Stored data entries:

.....

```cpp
int mmt_gemm_set_variant(int variant);
int mmt_op_gemm(void* stream, int32_t a_kc, int32_t b_kc, int32_t epi, int32_t splits, int32_t M, int32_t N,
                int32_t K, const void* A, int32_t lda, const void* B, int32_t ldb, const float* bias,
                const void* aux, int32_t ldaux, const float* resid, int32_t ldres, float* o32, int32_t ldc,
                void* o16, int32_t ldo16, float alpha);
int mmt_op_gemm_qkv(void* stream, int32_t M, int32_t N, int32_t K, const void* A, int32_t lda, const void* B,
                    int32_t ldb, const float* bias, void* h1, int32_t ldh1, const float* w2, int32_t hh, void* out,
                    int32_t ld_out);
int mmt_op_gemm_wgrad(void* stream, int32_t M, int32_t N, int32_t K, const void* A, int32_t lda, const void* B,
                      int32_t ldb, float* out, int32_t ldc, float alpha, void* slab, int64_t slab_bytes);
int mmt_op_mlp2(void* stream, int32_t M, int32_t C, const void* x, int32_t ldx, const void* w0, int32_t ldw0,
                const float* b0, const void* w2, int32_t ldw2, const float* b2, void* h, int32_t ldh, const float* resid,
                float* out, void* out16, uint32_t drop_key, uint32_t drop_thr, float drop_scale, const float* lnf_gamma,
                const float* lnf_beta, void* lnf_y, float* lnf_mean, float* lnf_rstd);
int mmt_op_mlp2_bwd(void* stream, int32_t M, int32_t C, const void* dy, int32_t lddy, const void* w2, int32_t ldw2,
                    const void* h, int32_t ldh, float alpha, const void* w0, int32_t ldw0, void* dh, int32_t lddh,
                    float* db0, void* dx);
int mmt_op_layernorm_fwd(void* stream, int32_t R, int32_t C, const float* x, const float* gamma, const float* beta,
                         void* y16, float* mean, float* rstd);
int mmt_op_layernorm_bwd(void* stream, int32_t R, int32_t C, const float* x, const float* gamma, const float* mean,
                         const float* rstd, const float* dy, float* dx, void* dx16, float* dgamma, float* dbeta);
int mmt_op_gemm_ln_bwd(void* stream, int32_t M, int32_t N, int32_t K, const void* A, int32_t lda, const void* B,
                       int32_t ldb, float alpha, const float* x, const float* gamma, const float* mean,
                       const float* rstd, float* dx, void* dx16, float* dgamma, float* dbeta, float* dsum,
                       uint32_t drop_key, uint32_t drop_thr, float drop_scale);
int mmt_op_attention_fwd(void* stream, int32_t B, int32_t T, int32_t H, int32_t hs, int32_t nstreams,
                         const void* q, int32_t q_ld, const void* const* k, const void* const* v, int32_t kv_ld,
                         int32_t kv_hstride, void* o, int32_t o_ld, void* const* oj, float* const* lse);
int mmt_op_attention_bwd(void* stream, int32_t B, int32_t T, int32_t H, int32_t hs, int32_t nstreams,
                         const void* q, int32_t q_ld, const void* const* k, const void* const* v, int32_t kv_ld,
                         int32_t kv_hstride, const void* o, int32_t o_ld, const void* const* oj,
                         const float* const* lse, const void* dout, int32_t dout_ld, float* const* dvec, void* dq,
                         int32_t dq_ld, void* const* dk, void* const* dv, int32_t dkv_ld, int32_t dkv_hstride);
int mmt_op_attention_bwd_ws(void* stream, int32_t B, int32_t T, int32_t H, int32_t hs, int32_t nstreams,
                            const void* q, int32_t q_ld, const void* const* k, const void* const* v, int32_t kv_ld,
                            int32_t kv_hstride, const void* o, int32_t o_ld, const void* const* oj,
                            const float* const* lse, const void* dout, int32_t dout_ld, float* const* dvec, void* dq,
                            int32_t dq_ld, void* const* dk, void* const* dv, int32_t dkv_ld, int32_t dkv_hstride,
                            float* dq32, int32_t dq32_ld);
int mmt_op_attention_fwd_h1(void* stream, int32_t B, int32_t T, int32_t H, const void* h1, int32_t ld_h1,
// ... 2 lines not shown
                            const float* w2, const void* o, int32_t o_ld, const float* lse, const void* dout,
                            int32_t dout_ld, void* dh1, float* dw2, float* db1);
int mmt_op_qkv2_fwd(void* stream, int32_t R, int32_t nblk, int32_t hs, const void* h1, int32_t ld_h1,
                    const float* w2, void* out, int32_t ld_out);
int mmt_op_qkv2_bwd(void* stream, int32_t R, int32_t nblk, int32_t hs, const void* h1, int32_t ld_h1,
                    const float* w2, const void* dout, int32_t ld_out, void* dh1, float* dw2);
int mmt_op_colsum(void* stream, int32_t R, int32_t N, const void* x, int32_t ld, float* out, float alpha);
int mmt_op_ordered_sum(void* stream, int32_t nparts, int32_t n, const float* parts, int64_t ld, float* dst);
int mmt_op_cross_entropy(void* stream, int32_t R, int32_t V, const float* logits, const int64_t* tgt,
                         void* dlogits, int32_t ld_d, float* loss);
int mmt_op_embedding_fwd(void* stream, int32_t B, int32_t T, int32_t C, int32_t V, const int64_t* idx,
                         const float* tok, const float* pos, float* x);
int mmt_op_embedding_bwd(void* stream, int32_t B, int32_t T, int32_t C, int32_t V, const int64_t* idx,
                         const float* dx, float* dtok, float* dpos);
int mmt_op_embedding_bwd_ws(void* stream, int32_t B, int32_t T, int32_t C, int32_t V, const int64_t* idx,
                            const float* dx, float* dtok, float* dpos, float* scratch);
int mmt_emb_set_sort(int on);
int mmt_qkv2_set_coal(int on);
int mmt_set_relu_bits(int on);
int mmt_set_drop_copy_fuse(int on);
int mmt_set_attn_qkv2(int on);
int mmt_set_attn_qkv_onchip(int bits);
int mmt_mlp2_set_bm(int bm);

int mmt_op_mx_quant(void* stream, int32_t rows, int32_t cols, const float* src, int32_t ld_src, void* dst8,
                    int32_t ld8, void* s8, int32_t lds8);
int mmt_op_gemm_f8(void* stream, int32_t epi, int32_t M, int32_t N, int32_t K, const void* A8, int32_t lda,
                   const void* sa, int32_t lds_a, const void* B8, int32_t ldb, const void* sb, int32_t lds_b,
                   const float* bias, const float* resid, int32_t ldres, float* o32, int32_t ldc, void* o16,
                   int32_t ldo16, void* o8, int32_t ld8, void* s8, int32_t lds8);
int mmt_op_layernorm_fwd_f8(void* stream, int32_t R, int32_t C, const float* x, const float* gamma, const float* beta,
                            void* y16, float* mean, float* rstd, void* y8, int32_t ld8, void* s8, int32_t lds8);

#ifdef __cplusplus
}
#endif
#endif
```

### trade-aid-multimodal-transformer_amd/csrc/mmt_engine.hip

```cpp
#include <hip/hip_runtime.h>

#include <algorithm>
#include <cmath>
#include <cstdio>
#include <cstdlib>
#include <cstring>
#include <string>
#include <vector>

#include "mmt.h"
#include "mmt_common.h"
#include "mmt_kernels.h"

namespace {

constexpr int MAXM = MMT_MAX_MODALITIES;

inline int64_t rup(int64_t x, int64_t a) { return (x + a - 1) / a * a; }
inline int r8(int x) { return (int)rup(x < 1 ? 1 : x, 8); }

struct Mat {
  int64_t off = -1;
  int rows = 0, cols = 0;
  int64_t pk = 0;
// ... 63 lines not shown

}

static int g_relu_bits = mmt_env_int("MMT_RELU_BITS", 0);
extern "C" int mmt_set_relu_bits(int on) {
  const int old = g_relu_bits;
  g_relu_bits = on;
  return old;
}
static int g_drop_copy_fuse = mmt_env_int("MMT_DROP_COPY_FUSE", 1);
extern "C" int mmt_set_drop_copy_fuse(int on) {
  const int old = g_drop_copy_fuse;
  g_drop_copy_fuse = on;
  return old;
}

static int g_attn_qkv2 = mmt_env_int("MMT_ATTN_QKV2", 1);
extern "C" int mmt_set_attn_qkv2(int on) {
  const int old = g_attn_qkv2;
  g_attn_qkv2 = on;
  return old;
}

static int g_attn_qkv_onchip = mmt_env_int("MMT_ATTN_QKV_ONCHIP", 3) & 3;
extern "C" int mmt_set_attn_qkv_onchip(int bits) {
  const int old = g_attn_qkv_onchip;
  g_attn_qkv_onchip = bits & 3;
  return old;
}
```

.....

● **What to work on**: A complete answer gives every line of the records holding "dpos".

● **Problem solution**:
                         const float* dx, float* dtok, float* dpos);
                            const float* dx, float* dtok, float* dpos, float* scratch);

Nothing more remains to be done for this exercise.